Megabucks Results
On Monday night, February 3, 2025, the Megabucks draw in Massachusetts produced a notable return: 03 09 15 26 37 41 after days of absence. Against an expected cadence of 1 in 7,059,052 draws, the gap registers as a clear deviation in timing that merits documentation in the historical record.
Winning numbers for 1 draw on February 3, 2025 in Massachusetts.
Draw times: Evening.
Our take on the Megabucks results
February 3, 2025Megabucks report — Monday night, February 3, 2025: 03 09 15 26 37 41 shows a notable pattern
On Monday night, February 3, 2025, the Megabucks draw in Massachusetts produced a notable return: 03 09 15 26 37 41 after days of absence. Against an expected cadence of 1 in 7,059,052 draws, the gap registers as a clear deviation in timing that merits documentation in the historical record.
Overview
On Monday night, February 3, 2025, the Megabucks draw in Massachusetts produced a notable return: 03 09 15 26 37 41 after days of absence. Against an expected cadence of 1 in 7,059,052 draws, the gap registers as a clear deviation in timing that merits documentation in the historical record.
Combo Profile
As a number pattern, 03 09 15 26 37 41 uses 6 distinct numbers and a wide spread from 3 to 41.
Why Droughts Matter
Extended absences are context, not a forecast - they show where spacing departs from typical cadence. They make variance visible across extended windows.
Data Notes
Specifically: this report documents observed outcomes for Monday night, February 3, 2025 with reference to historical frequency baselines. This is descriptive, not predictive.
From Stepzero
In summary: this reporting is shaped to keep a calm, evidence-first record as a reference point for continuity. The goal is clarity and stability.
Additional Context
Distribution analysis depends on consistent documentation. Each draw updates the record, allowing analysts to test whether deviations persist, reverse, or revert to expected ranges.

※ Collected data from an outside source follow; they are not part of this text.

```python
FIRST_PROFITABLE, FIRST_PROFITABLE_WITH_MEMORY, STEEPEST_DESCENT = 0, 1, 2
RUNNING, OPTIMAL, UNBOUNDED, INFEASIBLE, PHASE_ONE_DONE, NO_ROW_PHASE_ONE = range(6)
OUTCOME_NAMES = {RUNNING: "running", OPTIMAL: "optimal", UNBOUNDED: "unbounded", INFEASIBLE: "infeasible",
                 PHASE_ONE_DONE: "phase_one_done", NO_ROW_PHASE_ONE: "no_row_phase_one"}
(K_PRICE, K_SELECT_COLUMN, K_BUILD_COLUMN, K_FTRAN, K_RATIO, K_UPDATE_VECTORS, K_UPDATE_INVERSE, K_APPLY_W,
 K_UPDATE_W, K_FLUSH, K_FT_RUN) = range(11)
KERNEL_NAMES = ["price", "select_column", "build_column", "ftran", "ratio", "update_vectors", "update_inverse",
                "apply_w", "update_w", "flush", "ft_run"]
ENGINE_REVISED, ENGINE_TABLEAU, ENGINE_LU, ENGINE_AUTO = 0, 1, 2, 3
RATIO_REFERENCE, RATIO_LARGEST_PIVOT = 0, 1
ARTIFICIAL_REFERENCE, ARTIFICIAL_TEXTBOOK = 0, 1
E_ARG, E_HIP, E_ZERO_PIVOT, E_SINGULAR, E_STATE, E_UNSUPPORTED, E_ALLOC = -1, -2, -3, -4, -5, -6, -7
FORMAT_CSC, FORMAT_DENSE = 0, 1
MEM_HOST, MEM_DEVICE = 0, 1


class RelpError(RuntimeError):
    pass


class _MatrixData(C.Structure):
    _fields_ = [("nr_normal", C.c_int32), ("nr_eq", C.c_int32), ("nr_range", C.c_int32), ("nr_le", C.c_int32),
                ("nr_ge", C.c_int32), ("format", C.c_int32), ("matrix_memory", C.c_int32),
                ("col_ptr", C.c_void_p), ("row_idx", C.c_void_p), ("values", C.c_void_p),
                ("dense", C.c_void_p), ("dense_ld", C.c_int64),
                ("b", C.c_void_p), ("ranges", C.c_void_p), ("cost", C.c_void_p), ("upper_bound", C.c_void_p)]


class Config(C.Structure):
    _fields_ = [("device", C.c_int32), ("phase_one_rule", C.c_int32), ("phase_two_rule", C.c_int32),
                ("tol_cost", C.c_double), ("tol_pivot", C.c_double), ("tol_zero", C.c_double),
                ("tol_tie", C.c_double), ("tol_feas", C.c_double),
                ("poll_interval", C.c_int32), ("trace_capacity", C.c_int32),
                ("shard_rank", C.c_int32), ("shard_count", C.c_int32),
                ("update_block", C.c_int32), ("engine", C.c_int32),
                ("ratio_rule", C.c_int32), ("artificial_removal", C.c_int32),
                ("pivot_rescue", C.c_int32), ("auto_reinversion", C.c_int32)]


_SIGNATURES = {
    "relp_default_config": (None, [C.POINTER(Config)]),
    "relp_robust_config": (None, [C.POINTER(Config)]),
    "relp_engine_kind": (C.c_int32, [C.c_void_p]),
    "relp_robust_stats": (C.c_int, [C.c_void_p, C.POINTER(C.c_int64)]),
    "relp_last_error": (C.c_char_p, [C.c_void_p]),
    "relp_version": (C.c_char_p, []),
    "relp_engine_create": (C.c_int, [C.POINTER(_MatrixData), C.POINTER(Config), C.POINTER(C.c_void_p)]),
    "relp_engine_destroy": (None, [C.c_void_p]),
    "relp_set_stream": (C.c_int, [C.c_void_p, C.c_void_p]),
    "relp_select_primal_pivot_column": (C.c_int, [C.c_void_p, C.c_int32, C.POINTER(C.c_int32), C.POINTER(C.c_int32),
                                                  C.POINTER(C.c_double)]),
    "relp_relative_costs": (C.c_int, [C.c_void_p, C.c_void_p]),
    "relp_generate_column": (C.c_int, [C.c_void_p, C.c_int32, C.c_void_p]),
    "relp_generate_element": (C.c_int, [C.c_void_p, C.c_int32, C.c_int32, C.POINTER(C.c_double)]),
    "relp_select_primal_pivot_row": (C.c_int, [C.c_void_p, C.POINTER(C.c_int32), C.POINTER(C.c_int32)]),
    "relp_select_primal_pivot_row_of": (C.c_int, [C.c_void_p, C.POINTER(C.c_double), C.POINTER(C.c_int32), C.POINTER(C.c_int32)]),
    "relp_bring_into_basis": (C.c_int, [C.c_void_p, C.c_int32, C.c_int32, C.c_double, C.POINTER(C.c_int32)]),
    "relp_run": (C.c_int, [C.c_void_p, C.c_int64, C.POINTER(C.c_int64), C.POINTER(C.c_int32)]),
    "relp_solve_relaxation": (C.c_int, [C.c_void_p, C.c_int64, C.POINTER(C.c_int32)]),
    "relp_from_basis": (C.c_int, [C.c_void_p, C.c_void_p]),
    "relp_flush": (C.c_int, [C.c_void_p]),
    "relp_update_block": (C.c_int32, [C.c_void_p]),
    "relp_tab_load_batch": (C.c_int32, [C.c_void_p]),
    "relp_tab_flush_stats": (C.c_int, [C.c_void_p, C.POINTER(C.c_int64)]),
    "relp_lu_stats": (C.c_int, [C.c_void_p, C.POINTER(C.c_int64)]),
    "relp_lu_lookahead_stats": (C.c_int, [C.c_void_p, C.POINTER(C.c_int64)]),
    "relp_lu_kernel_layout": (C.c_int, [C.c_void_p, C.POINTER(C.c_int32)]),
    "relp_lu_set_device_factorisation": (C.c_int, [C.c_void_p, C.c_int32]),
    "relp_lu_device_factorisation_stats": (C.c_int, [C.c_void_p, C.POINTER(C.c_int64)]),
    "relp_lu_factor_residual": (C.c_int, [C.c_void_p, C.POINTER(C.c_double)]),
    "relp_lu_phase_cycles": (C.c_int, [C.c_void_p, C.POINTER(C.c_int64)]),
    "relp_basis_inverse_row": (C.c_int, [C.c_void_p, C.c_int32, C.c_void_p]),
    "relp_should_refactor": (C.c_int, [C.c_void_p, C.POINTER(C.c_int32)]),
    "relp_generate_column_of": (C.c_int, [C.c_void_p, C.c_void_p, C.c_void_p, C.c_int32, C.c_void_p]),
    "relp_cost_difference_of": (C.c_int, [C.c_void_p, C.c_void_p, C.c_void_p, C.c_int32, C.POINTER(C.c_double)]),
    "relp_lu_change_basis": (C.c_int, [C.c_void_p, C.c_int32]),
    "relp_lu_set_factors": (C.c_int, [C.c_void_p] + [C.c_void_p] * 6),
    "relp_lu_updates": (C.c_int, [C.c_void_p, C.POINTER(C.c_int32)]),
    "relp_lu_get_update": (C.c_int, [C.c_void_p, C.c_int32, C.POINTER(C.c_int32), C.c_void_p, C.c_void_p, C.c_int32, C.POINTER(C.c_int32)]),
    "relp_lu_get_upper": (C.c_int, [C.c_void_p, C.c_void_p, C.c_void_p, C.c_void_p, C.c_int64, C.POINTER(C.c_int64)]),
    "relp_shard_flush_begin": (C.c_int, [C.c_void_p, C.POINTER(C.c_void_p), C.POINTER(C.c_int64)]),
    "relp_shard_flush_end": (C.c_int, [C.c_void_p]),
    "relp_nr_rows": (C.c_int32, [C.c_void_p]),
    "relp_nr_columns": (C.c_int32, [C.c_void_p]),
    "relp_phase": (C.c_int32, [C.c_void_p]),
    "relp_nr_artificial": (C.c_int32, [C.c_void_p]),
    "relp_get_objective": (C.c_int, [C.c_void_p, C.POINTER(C.c_double)]),
    "relp_get_b": (C.c_int, [C.c_void_p, C.c_void_p]),
    "relp_get_minus_pi": (C.c_int, [C.c_void_p, C.c_void_p]),
    "relp_get_basis_indices": (C.c_int, [C.c_void_p, C.c_void_p]),
    "relp_get_basis_inverse": (C.c_int, [C.c_void_p, C.c_void_p]),
    "relp_current_bfs": (C.c_int, [C.c_void_p, C.c_void_p, C.c_void_p, C.c_int32, C.POINTER(C.c_int32)]),
    "relp_get_iterations": (C.c_int, [C.c_void_p, C.POINTER(C.c_int64)]),
    "relp_get_degenerate_pivots": (C.c_int, [C.c_void_p, C.POINTER(C.c_int64)]),
    "relp_get_trace": (C.c_int, [C.c_void_p, C.c_void_p, C.c_void_p, C.c_void_p, C.c_void_p, C.c_int64,
                                 C.POINTER(C.c_int64)]),
    "relp_check_basis": (C.c_int, [C.c_void_p, C.POINTER(C.c_double), C.POINTER(C.c_double), C.POINTER(C.c_double)]),
    "relp_profile_enable": (C.c_int, [C.c_void_p, C.c_int32, C.c_int64, C.c_int32]),
    "relp_profile_read": (C.c_int, [C.c_void_p, C.c_int32, C.POINTER(C.c_int64), C.POINTER(C.c_double)]),
    "relp_synth_fill_dense": (C.c_int, [C.c_void_p, C.c_int64, C.c_int32, C.c_int32, C.c_uint64, C.c_int64, C.c_void_p]),
    "relp_device_alloc": (C.c_int, [C.POINTER(C.c_void_p), C.c_int64]),
    "relp_device_free": (C.c_int, [C.c_void_p]),
    "relp_shard_ranges": (C.c_int, [C.c_void_p] + [C.POINTER(C.c_int32)] * 5),
    "relp_shard_column_range": (None, [C.c_int32, C.c_int32, C.c_int32, C.POINTER(C.c_int32), C.POINTER(C.c_int32)]),
    "relp_shard_candidate_len": (C.c_int64, [C.c_void_p]),
    "relp_shard_rho_len": (C.c_int64, [C.c_void_p]),
    "relp_shard_price": (C.c_int, [C.c_void_p, C.c_void_p]),
    "relp_shard_select_column": (C.c_int, [C.c_void_p, C.c_void_p, C.c_int32]),
    "relp_shard_ftran": (C.c_int, [C.c_void_p, C.c_void_p]),
    "relp_shard_ratio": (C.c_int, [C.c_void_p, C.c_void_p, C.c_int32, C.c_void_p]),
    "relp_shard_update": (C.c_int, [C.c_void_p, C.c_void_p]),
    "relp_poll": (C.c_int, [C.c_void_p, C.POINTER(C.c_int32), C.POINTER(C.c_int64)]),
    "relp_shard_pivot": (C.c_int, [C.c_void_p]),
    "relp_set_reinversion_interval": (C.c_int, [C.c_void_p, C.c_int64]),
    "relp_reinversions": (C.c_int64, [C.c_void_p]),
    "relp_shard_set_collectives": (C.c_int, [C.c_void_p, C.c_void_p, C.c_void_p, C.c_void_p]),
# ... 161 lines not shown

    def generate_column(self, j: int) -> np.ndarray:
        out = np.zeros(self.nr_rows())
        self._ck(self._lib.relp_generate_column(self._h, j, out.ctypes.data))
        return out

    def generate_element(self, i: int, j: int) -> float:
        v = C.c_double()
        self._ck(self._lib.relp_generate_element(self._h, i, j, C.byref(v)))
        return v.value

    def set_reinversion_interval(self, pivots: int) -> None:
        self._ck(self._lib.relp_set_reinversion_interval(self._h, int(pivots)))

    def reinversions(self) -> int:
        return int(self._lib.relp_reinversions(self._h))

    def select_primal_pivot_row(self, column=None) -> Optional[int]:
        found, row = C.c_int32(), C.c_int32()
        if column is None:
            self._ck(self._lib.relp_select_primal_pivot_row(self._h, C.byref(found), C.byref(row)))
        else:
            col = np.ascontiguousarray(column, dtype=np.float64)
            if col.shape != (self.nr_rows(),):
                raise ValueError("column must have nr_rows() entries")
            self._ck(self._lib.relp_select_primal_pivot_row_of(self._h, col.ctypes.data_as(C.POINTER(C.c_double)),
                                                              C.byref(found), C.byref(row)))
        return row.value if found.value else None

    def bring_into_basis(self, column: int, row: int, cost: float) -> int:
        leaving = C.c_int32()
        self._ck(self._lib.relp_bring_into_basis(self._h, column, row, cost, C.byref(leaving)))
        return leaving.value

    def run(self, max_iters: int) -> Tuple[int, int]:
        done, oc = C.c_int64(), C.c_int32()
        self._ck(self._lib.relp_run(self._h, max_iters, C.byref(done), C.byref(oc)))
        return done.value, oc.value

    def solve_relaxation(self, max_iters: int = 1 << 40) -> int:
        oc = C.c_int32()
        self._ck(self._lib.relp_solve_relaxation(self._h, max_iters, C.byref(oc)))
        return oc.value

    def flush(self) -> None:
        self._ck(self._lib.relp_flush(self._h))

    def update_block(self) -> int:
        return self._lib.relp_update_block(self._h)

    def load_batch(self) -> int:
        return self._lib.relp_tab_load_batch(self._h)

    def flush_stats(self) -> Tuple[int, int]:
        out = (C.c_int64 * 2)()
        self._ck(self._lib.relp_tab_flush_stats(self._h, out))
        return int(out[0]), int(out[1])

    def engine_kind(self) -> int:
        return int(self._lib.relp_engine_kind(self._h))

    def robust_stats(self) -> dict:
        out = (C.c_int64 * 4)()
        self._ck(self._lib.relp_robust_stats(self._h, out))
        return dict(zip(("small_pivots", "columns_barred", "confirmations", "reinversion_interval"), (int(v) for v in out)))

    def lu_stats(self) -> dict:
        out = (C.c_int64 * 8)()
        self._ck(self._lib.relp_lu_stats(self._h, out))
        keys = ("refactorisations", "m", "nnz_l", "nnz_u", "levels_l", "levels_u", "levels_ut", "levels_lt")
        stats = dict(zip(keys, (int(v) for v in out)))
        la = (C.c_int64 * 4)()
        self._ck(self._lib.relp_lu_lookahead_stats(self._h, la))
        stats.update(lookahead_installs=int(la[0]), replayed_changes=int(la[1]), lookahead=int(la[2]), fuse_lanes=int(la[3]))
        return stats

    def lu_kernel_layout(self) -> dict:
        out = (C.c_int32 * 4)()
        self._ck(self._lib.relp_lu_kernel_layout(self._h, out))
        return {"persistent_kernel": bool(out[0]), "layout": int(out[1]), "tail_slots": int(out[2]), "grid_price": bool(out[3])}

    def lu_set_device_factorisation(self, on: bool) -> None:
        self._ck(self._lib.relp_lu_set_device_factorisation(self._h, 1 if on else 0))

    def lu_factor_residual(self) -> float:
        out = C.c_double()
        self._ck(self._lib.relp_lu_factor_residual(self._h, C.byref(out)))
        return out.value

    def lu_device_factorisation_stats(self) -> dict:
        out = (C.c_int64 * 6)()
        self._ck(self._lib.relp_lu_device_factorisation_stats(self._h, out))
        keys = ("enabled", "device_factorisations", "host_fallbacks", "kernel_us", "last_bump", "last_peeled")
        return dict(zip(keys, (int(v) for v in out)))

    def basis_inverse_row(self, row: int) -> np.ndarray:
        out = np.zeros(self.nr_rows())
        self._ck(self._lib.relp_basis_inverse_row(self._h, row, out.ctypes.data))
        return out

    def should_refactor(self) -> bool:
        v = C.c_int32()
        self._ck(self._lib.relp_should_refactor(self._h, C.byref(v)))
        return bool(v.value)

    @staticmethod
# ... 219 lines not shown
```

Context improves with scale. As more draws accumulate, isolated anomalies either normalize into baseline rates or reveal persistent deviations that warrant closer monitoring.
Long-horizon tracking is the only reliable way to separate short-term noise from persistent drift. By logging each outcome against its expected cadence, the system builds a distribution profile that becomes more stable as the sample grows.
Adding to the Long-Term Record
With its return, 03 09 15 26 37 41 contributes another meaningful data point to the historical dataset. Each draw - whether routine or statistically unusual - refines the long-term view of how large random systems behave over time.